→ Available data
@@ -1193,14 +1215,18 @@
     return VQA_OK;
 }
 
-int bwd_gru_weights(const Ctx& c, const GruTape& e, const GruCell& g, int phases, bool packed, int t0) {
+int bwd_gru_weights(const Ctx& c, const GruTape& e, const GruCell& g, int phases, bool packed, int t0, bool folded) {
     const int64_t TB = e.T * e.B, H = e.H, W = e.W;
     const int ld3 = (int)(3 * H);
     if (g.wg == nullptr) return VQA_OK;
     if (phases & 4) {
         {
             ProbeScope ps("gru.dwx_gemm", c.st);
-            if (packed) {
+            if (packed && folded) {
+                int split = 1;
+                TRY(e.dwx(f32_slabs(c, &split)));
+                TRY(e.finish_dwx(c.gemm_ws(), split, g));
+            } else if (packed) {
                 TRY(e.dwx(f32(c)));
                 TRY(e.unpack_dwx(g));
             } else {
@@ -1248,11 +1274,12 @@
     }
     if (s.mt == VQA_MODEL_BI) {
         if (phases & 2) TRY(bi_question_bwd_bptt(s.c, G, bt, s.enc, s.dh, embed_slice_sq));
-        TRY(bwd_gru_weights(s.c, s.enc[0], fw_cell(G), phases, true, 0));
-        return bwd_gru_weights(s.c, s.enc[1], bw_cell(G), phases, true, 0);
+        TRY(bwd_gru_weights(s.c, s.enc[0], fw_cell(G), phases, true, 0, s.enc_launches));
+        return bwd_gru_weights(s.c, s.enc[1], bw_cell(G), phases, true, 0, s.enc_launches);
     }
     if (phases & 2) TRY(bwd_bptt(s, embed_slice_sq));
-    return (phases & 12) ? bwd_gru_weights(s.c, s.enc[0], fw_cell(G), phases, xcat_enabled(), (h0skip_mode() >> 1) & 1) : VQA_OK;
+    return (phases & 12) ? bwd_gru_weights(s.c, s.enc[0], fw_cell(G), phases, xcat_enabled(), (h0skip_mode() >> 1) & 1, s.enc_launches)
+                         : VQA_OK;
 }
 
 extern "C" int vqa_hot_version(void) { return VQA_HOT_ABI_VERSION; }
diff --git a/vqa-transfer-externaldata_amd/csrc/gemm_args.h b/vqa-transfer-externaldata_amd/csrc/gemm_args.h
--- a/vqa-transfer-externaldata_amd/csrc/gemm_args.h
+++ b/vqa-transfer-externaldata_amd/csrc/gemm_args.h
@@ -37,6 +37,9 @@
 
 GemmArgs vqa_gemm_make_args(int M, int N, int K, const float* A, int lda, const float* B, int ldb, float* C, int ldc,
                             const float* bias, const float* D, int ldd);
+int vqa_gemm_f32_slabs(int transA, int transB, int M, int N, int K, const float* A, int lda, const float* B, int ldb,
+                       float* C, int ldc, const float* bias, const float* D, int ldd, int split_k, float* workspace,
+                       int64_t workspace_floats, int max_blocks, int* slabs_left, hipStream_t stream);
 bool vqa_gemm_gather_matches_plain(int M, int N, int K, int lda, int R, int64_t n_samples_in_table);
 int vqa_gru_step_launch(int epi, int cfg, const GemmArgs& a, const EpiArgs& ep, hipStream_t st);
 int vqa_gru_step_launch_bf16(int epi, const GemmArgs& a, const EpiArgs& ep, hipStream_t st);
diff --git a/vqa-transfer-externaldata_amd/csrc/gemm_f32.hip b/vqa-transfer-externaldata_amd/csrc/gemm_f32.hip
--- a/vqa-transfer-externaldata_amd/csrc/gemm_f32.hip
+++ b/vqa-transfer-externaldata_amd/csrc/gemm_f32.hip
@@ -1004,6 +1004,14 @@
 extern "C" int vqa_gemm_f32_ex(int transA, int transB, int M, int N, int K, const float* A, int lda, const float* B,
                                int ldb, float* C, int ldc, const float* bias, const float* D, int ldd, int split_k,
                                float* workspace, int64_t workspace_floats, int max_blocks, void* stream) {
+    return vqa_gemm_f32_slabs(transA, transB, M, N, K, A, lda, B, ldb, C, ldc, bias, D, ldd, split_k, workspace,
+                              workspace_floats, max_blocks, nullptr, static_cast<hipStream_t>(stream));
+}
+
+int vqa_gemm_f32_slabs(int transA, int transB, int M, int N, int K, const float* A, int lda, const float* B, int ldb,
+                       float* C, int ldc, const float* bias, const float* D, int ldd, int split_k, float* workspace,
+                       int64_t workspace_floats, int max_blocks, int* slabs_left, hipStream_t stream) {
+    if (slabs_left != nullptr) *slabs_left = 1;
     VQA_REQUIRE(M >= 0 && N >= 0 && K >= 0, VQA_ERR_ARG);
     if (M == 0 || N == 0) return VQA_OK;
     VQA_REQUIRE(A && B && C, VQA_ERR_ARG);
@@ -1040,6 +1048,10 @@
         a.C = workspace; a.ldc = N; a.slab_stride = (int64_t)M * N;
         int rc = launch_by_id(cfg, transA, transB, a, split, st, max_blocks);
         if (rc != VQA_OK) return rc;
+        if (slabs_left != nullptr && ldc == N) {
+            *slabs_left = split;
+            return VQA_OK;
+        }
         const int64_t n4 = (int64_t)M * N / 4;
         const int grid = (int)std::min<int64_t>(cdiv(n4, 256), 2048);
         hipLaunchKernelGGL(splitk_reduce_kernel, dim3(grid), dim3(256), 0, st, workspace, C, M, N, ldc, split);
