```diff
@@ -609,7 +615,23 @@
             }
         }
         __syncwarp();
-        if (lane == 0) mbar_arrive(&sm.empty[stage]);
+        unsigned int last = 0;
+        if (lane == 0) {
+            __threadfence_block();
+            last = atomicAdd(&sm.released[stage], 1u) == (it / K2_STAGES + 1) * K2_CONSUMERS - 1;
+            if (last) {
+                while (*reinterpret_cast<volatile unsigned int *>(&sm.issued) != it + K2_STAGES) {}
+                __threadfence_block();
+            }
+        }
+        if (__shfl_sync(0xffffffffu, last, 0)) {
+            __syncwarp();
+            k2_refill<TILE, SPLIT>(sm, a, stage);
+            if (lane == 0) {
+                __threadfence_block();
+                *reinterpret_cast<volatile unsigned int *>(&sm.issued) = it + K2_STAGES + 1;
+            }
+        }
 
         if (d.flags & K2_LAST) {
             const K2Layer *L = a.layers + d.layer;
```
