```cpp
struct borb_extractor {
    borb_extractor_cfg cfg;
    int device = 0;
    cudaStream_t stream = nullptr;
    std::vector<float> scale, inv_scale, sigma2, inv_sigma2;
    std::vector<int> per_level;
    int umax[16];
    bool have_geom = false;
    borb::Geometry geom;
    borb::Workspace ws;
    int last_n_images = 0;
    int last_stereo_pairs = 0;
    int in_channels = 1;
    int in_rgb = 1;
    float* d_map[2][2] = {{nullptr, nullptr}, {nullptr, nullptr}};
    int map_src_w = 0, map_src_h = 0, map_dst_w = 0, map_dst_h = 0;
    int fast_mode = 0;
    uint64_t launches = 0;
    static constexpr int EV_RING = 128;
    bool timing = false;
    std::vector<cudaEvent_t> ev;
    unsigned ev_mask[EV_RING] = {};
    int ev_slot = 0;
    int ev_pending = 0;
    float stage_ms[8] = {};
    double stage_sum_ms[8] = {};
    uint64_t stage_steps = 0;
    int* h_counts = nullptr;
    std::vector<int> pair_cache;
};
```

### orb_slam2_b200/csrc/k_blur.cu

```cuda
#include "borb_internal.h"

namespace borb {

namespace {
constexpr int BT_R = 16;
constexpr int BT_WARPS = BLUR_TILE_H / BT_R;

__device__ __forceinline__ int reflect101(int p, int len) {
    if (p < 0) p = -p;
    if (p >= len) p = 2 * len - 2 - p;
    return min(max(p, 0), len - 1);
}
}

__global__ void __launch_bounds__(32 * BT_WARPS) blur_kernel(const __grid_constant__ Geometry g, const uint8_t* __restrict__ pyr,
                                                             uint8_t* __restrict__ blur) {
    const int img = blockIdx.y;
    int l = 0;
    while (l + 1 < g.nlevels && (int)blockIdx.x >= g.blur_base[l + 1]) l++;
    const LevelGeom& L = g.lv[l];
    const int local = blockIdx.x - g.blur_base[l];
    const int tilesX = (L.w + BLUR_TILE_W - 1) / BLUR_TILE_W;
    const int ty = local / tilesX, tx = local - ty * tilesX;
    const int lane = threadIdx.x & 31, wrp = threadIdx.x >> 5;
    const int x = tx * BLUR_TILE_W + 4 * (lane - 1);
    const int yb = ty * BLUR_TILE_H + wrp * BT_R;
    if (yb >= L.h) return;
    const uint8_t* src = pyr + (size_t)img * g.pyr_image_stride + L.pyr_off;
    uint8_t* dst = blur + (size_t)img * g.pyr_image_stride + L.pyr_off;
    const int W = L.w, H = L.h, pitch = L.pitch;
    const bool left_edge = (x == 0);
    const bool loads = x >= 0 && x < pitch;
    const bool stores = lane >= 1 && lane <= 30 && x < W;
    const unsigned WLO = 18u | (34u << 8) | (48u << 16) | (56u << 24);
    const unsigned WHI = 48u | (34u << 8) | (18u << 16);

    uint32_t own[BT_R + 6];
    if (yb >= 3 && yb + BT_R + 2 < H) {
        const uint8_t* p = src + (size_t)(yb - 3) * pitch + x;
#pragma unroll
        for (int step = 0; step < BT_R + 6; step++, p += pitch) own[step] = loads ? *reinterpret_cast<const uint32_t*>(p) : 0u;
    } else {
#pragma unroll
        for (int step = 0; step < BT_R + 6; step++)
            own[step] = loads ? *reinterpret_cast<const uint32_t*>(src + (unsigned)(reflect101(yb + step - 3, H) * pitch) + x) : 0u;
    }

    uint32_t pk[6][4];
    uint32_t hprev[4] = {0, 0, 0, 0};
#pragma unroll
    for (int step = 0; step < BT_R + 6; step++) {
        const uint32_t W1 = own[step];
        uint32_t W0 = __shfl_up_sync(0xFFFFFFFFu, W1, 1);
        const uint32_t W2 = __shfl_down_sync(0xFFFFFFFFu, W1, 1);
        if (left_edge) W0 = __byte_perm(W1, W2, 0x1234);
        uint32_t h[4];
        h[0] = __dp4a(__byte_perm(W0, W1, 0x4321), WLO, __dp4a(__byte_perm(W1, W2, 0x4321), WHI, 0u));
        h[1] = __dp4a(__byte_perm(W0, W1, 0x5432), WLO, __dp4a(__byte_perm(W1, W2, 0x5432), WHI, 0u));
        h[2] = __dp4a(__byte_perm(W0, W1, 0x6543), WLO, __dp4a(__byte_perm(W1, W2, 0x6543), WHI, 0u));
        h[3] = __dp4a(W1, WLO, __dp4a(W2, WHI, 0u));
        if (step >= 1) {
#pragma unroll
            for (int i = 0; i < 4; i++) pk[(step - 1) % 6][i] = __byte_perm(hprev[i], h[i], 0x5410);
        }
        if (step >= 6) {
            const int yout = yb + step - 6;
            if (yout < H && stores) {
                uint32_t s[4];
#pragma unroll
                for (int i = 0; i < 4; i++) {
                    uint32_t acc = h[i] * 18u + 32768u;
                    acc = __dp2a_lo(pk[(step - 2) % 6][i], 48u | (34u << 8), acc);
                    acc = __dp2a_lo(pk[(step - 4) % 6][i], 48u | (56u << 8), acc);
                    s[i] = __dp2a_lo(pk[(step - 6) % 6][i], 18u | (34u << 8), acc);
                }
                const uint32_t out = __byte_perm(__byte_perm(s[0], s[1], 0x0062), __byte_perm(s[2], s[3], 0x0062), 0x5410);
                *reinterpret_cast<uint32_t*>(dst + (size_t)yout * pitch + x) = out;
            }
        }
#pragma unroll
        for (int i = 0; i < 4; i++) hprev[i] = h[i];
    }
}

int launch_blur(const Geometry& g, const Workspace& ws, int n_images, cudaStream_t s) {
    dim3 grid(g.blur_tiles, n_images);
    blur_kernel<<<grid, 32 * BT_WARPS, 0, s>>>(g, ws.pyr, ws.blur);
    return 1;
}

}
```

### orb_slam2_b200/csrc/k_pyramid.cu

```cuda
#include "borb_internal.h"

namespace borb {

template <int ROWS>
__global__ void __launch_bounds__(256, 6) pyr_resize_kernel(const uint8_t* __restrict__ pyr, uint8_t* __restrict__ pyr_out,
                                                         const int16_t* __restrict__ tabs, LevelGeom src, LevelGeom dst,
                                                         unsigned image_stride) {
    const int img = blockIdx.z;
    const int dyb = (blockIdx.y * 8 + threadIdx.y) * ROWS;
    const int dx0 = (blockIdx.x * 32 + threadIdx.x) * 4;
    const int wpad = (dst.w + 8 + 3) & ~3;
    if (dyb >= dst.h || dx0 >= wpad) return;
    const uint8_t* S = pyr + (size_t)img * image_stride + src.pyr_off;
    uint8_t* D = pyr_out + (size_t)img * image_stride + dst.pyr_off;
    const uint4* xt = reinterpret_cast<const uint4*>(tabs + ((size_t)dst.xwin_off + dx0) * 4);
    const uint2* yt = reinterpret_cast<const uint2*>(tabs + (size_t)dst.ytab_off * 4);
    const uint4 e01 = xt[0], e23 = xt[1];
    const uint32_t wts[4] = {e01.x, e01.z, e23.x, e23.z};
    const uint32_t ctl[4] = {e01.y, e01.w, e23.y, e23.w};
    const int base = (int)(ctl[0] & 0xFFFF);
    uint32_t ra[ROWS][3], rc[ROWS][3];
    uint32_t B0[ROWS], B1[ROWS];
#pragma unroll
    for (int r = 0; r < ROWS; r++) {
        const int dy = min(dyb + r, dst.h - 1);
        const uint2 ye = yt[dy];
        const int sy = (int)(short)(ye.x & 0xFFFF);
        B0[r] = ye.x & 0xFFFF0000u;
        B1[r] = ye.y << 16;
        const int sy0 = min(max(sy, 0), src.h - 1), sy1 = min(max(sy + 1, 0), src.h - 1);
        const uint32_t* R0 = reinterpret_cast<const uint32_t*>(S + (size_t)sy0 * src.pitch + base);
        const uint32_t* R1 = reinterpret_cast<const uint32_t*>(S + (size_t)sy1 * src.pitch + base);
        ra[r][0] = R0[0]; ra[r][1] = R0[1]; ra[r][2] = R0[2];
        rc[r][0] = R1[0]; rc[r][1] = R1[1]; rc[r][2] = R1[2];
    }
#pragma unroll
    for (int r = 0; r < ROWS; r++) {
        if (dyb + r >= dst.h) break;
        uint32_t v[4];
#pragma unroll
        for (int i = 0; i < 4; i++) {
            const uint32_t s1 = ctl[i] >> 16, s2 = ctl[i] >> 24;
            const uint32_t p0 = __byte_perm(__byte_perm(ra[r][0], ra[r][1], s1), ra[r][2], s2);
            const uint32_t p1 = __byte_perm(__byte_perm(rc[r][0], rc[r][1], s1), rc[r][2], s2);
            const uint32_t h0 = __dp2a_lo(wts[i], p0, 0u), h1 = __dp2a_lo(wts[i], p1, 0u);
            v[i] = (__umulhi(B0[r], h0 >> 4) + __umulhi(B1[r], h1 >> 4) + 2) >> 2;
        }
        const uint32_t out = __byte_perm(__byte_perm(v[0], v[1], 0x0040), __byte_perm(v[2], v[3], 0x0040), 0x5410);
        *reinterpret_cast<uint32_t*>(D + (size_t)(dyb + r) * dst.pitch + dx0) = out;
    }
}

__global__ void __launch_bounds__(256) pyr_resize_generic_kernel(const uint8_t* __restrict__ pyr, uint8_t* __restrict__ pyr_out,
                                                                 const int16_t* __restrict__ tabs, LevelGeom src, LevelGeom dst,
                                                                 unsigned image_stride) {
    const int img = blockIdx.z;
    const int dy = blockIdx.y * 8 + threadIdx.y;
    const int dx = blockIdx.x * 32 + threadIdx.x;
    const int wpad = (dst.w + 8 + 3) & ~3;
    if (dy >= dst.h || dx >= wpad) return;
    const uint8_t* S = pyr + (size_t)img * image_stride + src.pyr_off;
    uint8_t* D = pyr_out + (size_t)img * image_stride + dst.pyr_off;
    const short4 xe = reinterpret_cast<const short4*>(tabs)[(size_t)dst.xtab_off + dx];
    const short4 ye = reinterpret_cast<const short4*>(tabs)[(size_t)dst.ytab_off + dy];
    const int sy0 = min(max((int)ye.x, 0), src.h - 1), sy1 = min(max((int)ye.x + 1, 0), src.h - 1);
    const uint8_t* R0 = S + (size_t)sy0 * src.pitch;
    const uint8_t* R1 = S + (size_t)sy1 * src.pitch;
    const int sx = xe.x;
    const int r0 = R0[sx] * xe.y + R0[sx + 1] * xe.z;
    const int r1 = R1[sx] * xe.y + R1[sx + 1] * xe.z;
    D[(size_t)dy * dst.pitch + dx] = (uint8_t)((((ye.y * (r0 >> 4)) >> 16) + ((ye.z * (r1 >> 4)) >> 16) + 2) >> 2);
}

__global__ void __launch_bounds__(256) repack_kernel(const uint8_t* __restrict__ stage, int src_stride, size_t src_image_bytes,
                                                     uint8_t* __restrict__ pyr, LevelGeom l0, unsigned image_stride) {
    const int img = blockIdx.z, y = blockIdx.y;
    const int x0 = (blockIdx.x * 256 + threadIdx.x) * 4;
    if (x0 >= l0.w) return;
    const uint8_t* S = stage + (size_t)img * src_image_bytes + (size_t)y * src_stride + x0;
    uint32_t v = 0;
#pragma unroll
    for (int i = 0; i < 4; i++)
        if (x0 + i < l0.w) v |= (uint32_t)S[i] << (8 * i);
    *reinterpret_cast<uint32_t*>(pyr + (size_t)img * image_stride + l0.pyr_off + (size_t)y * l0.pitch + x0) = v;
}

__global__ void __launch_bounds__(256) repack_color_kernel(const uint8_t* __restrict__ stage, int src_stride, size_t src_image_bytes,
                                                           int channels, int rgb, uint8_t* __restrict__ pyr, LevelGeom l0,
                                                           unsigned image_stride) {
    const int img = blockIdx.z, y = blockIdx.y;
    const int x0 = (blockIdx.x * 256 + threadIdx.x) * 4;
    if (x0 >= l0.w) return;
    const uint8_t* S = stage + (size_t)img * src_image_bytes + (size_t)y * src_stride + (size_t)x0 * channels;
    const int cr = rgb ? 9798 : 3735, cb = rgb ? 3735 : 9798;
    uint32_t v = 0;
#pragma unroll
    for (int i = 0; i < 4; i++)
        if (x0 + i < l0.w) {
            const uint8_t* px = S + i * channels;
            const int yv = (px[0] * cr + px[1] * 19235 + px[2] * cb + 16384) >> 15;
            v |= (uint32_t)yv << (8 * i);
        }
    *reinterpret_cast<uint32_t*>(pyr + (size_t)img * image_stride + l0.pyr_off + (size_t)y * l0.pitch + x0) = v;
}
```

→ What the task requires
Starting from the data above, filter for lines with "folded" and copy each one.

→ Expected answer
+int bwd_gru_weights(const Ctx& c, const GruTape& e, const GruCell& g, int phases, bool packed, int t0, bool folded) {
+            if (packed && folded) {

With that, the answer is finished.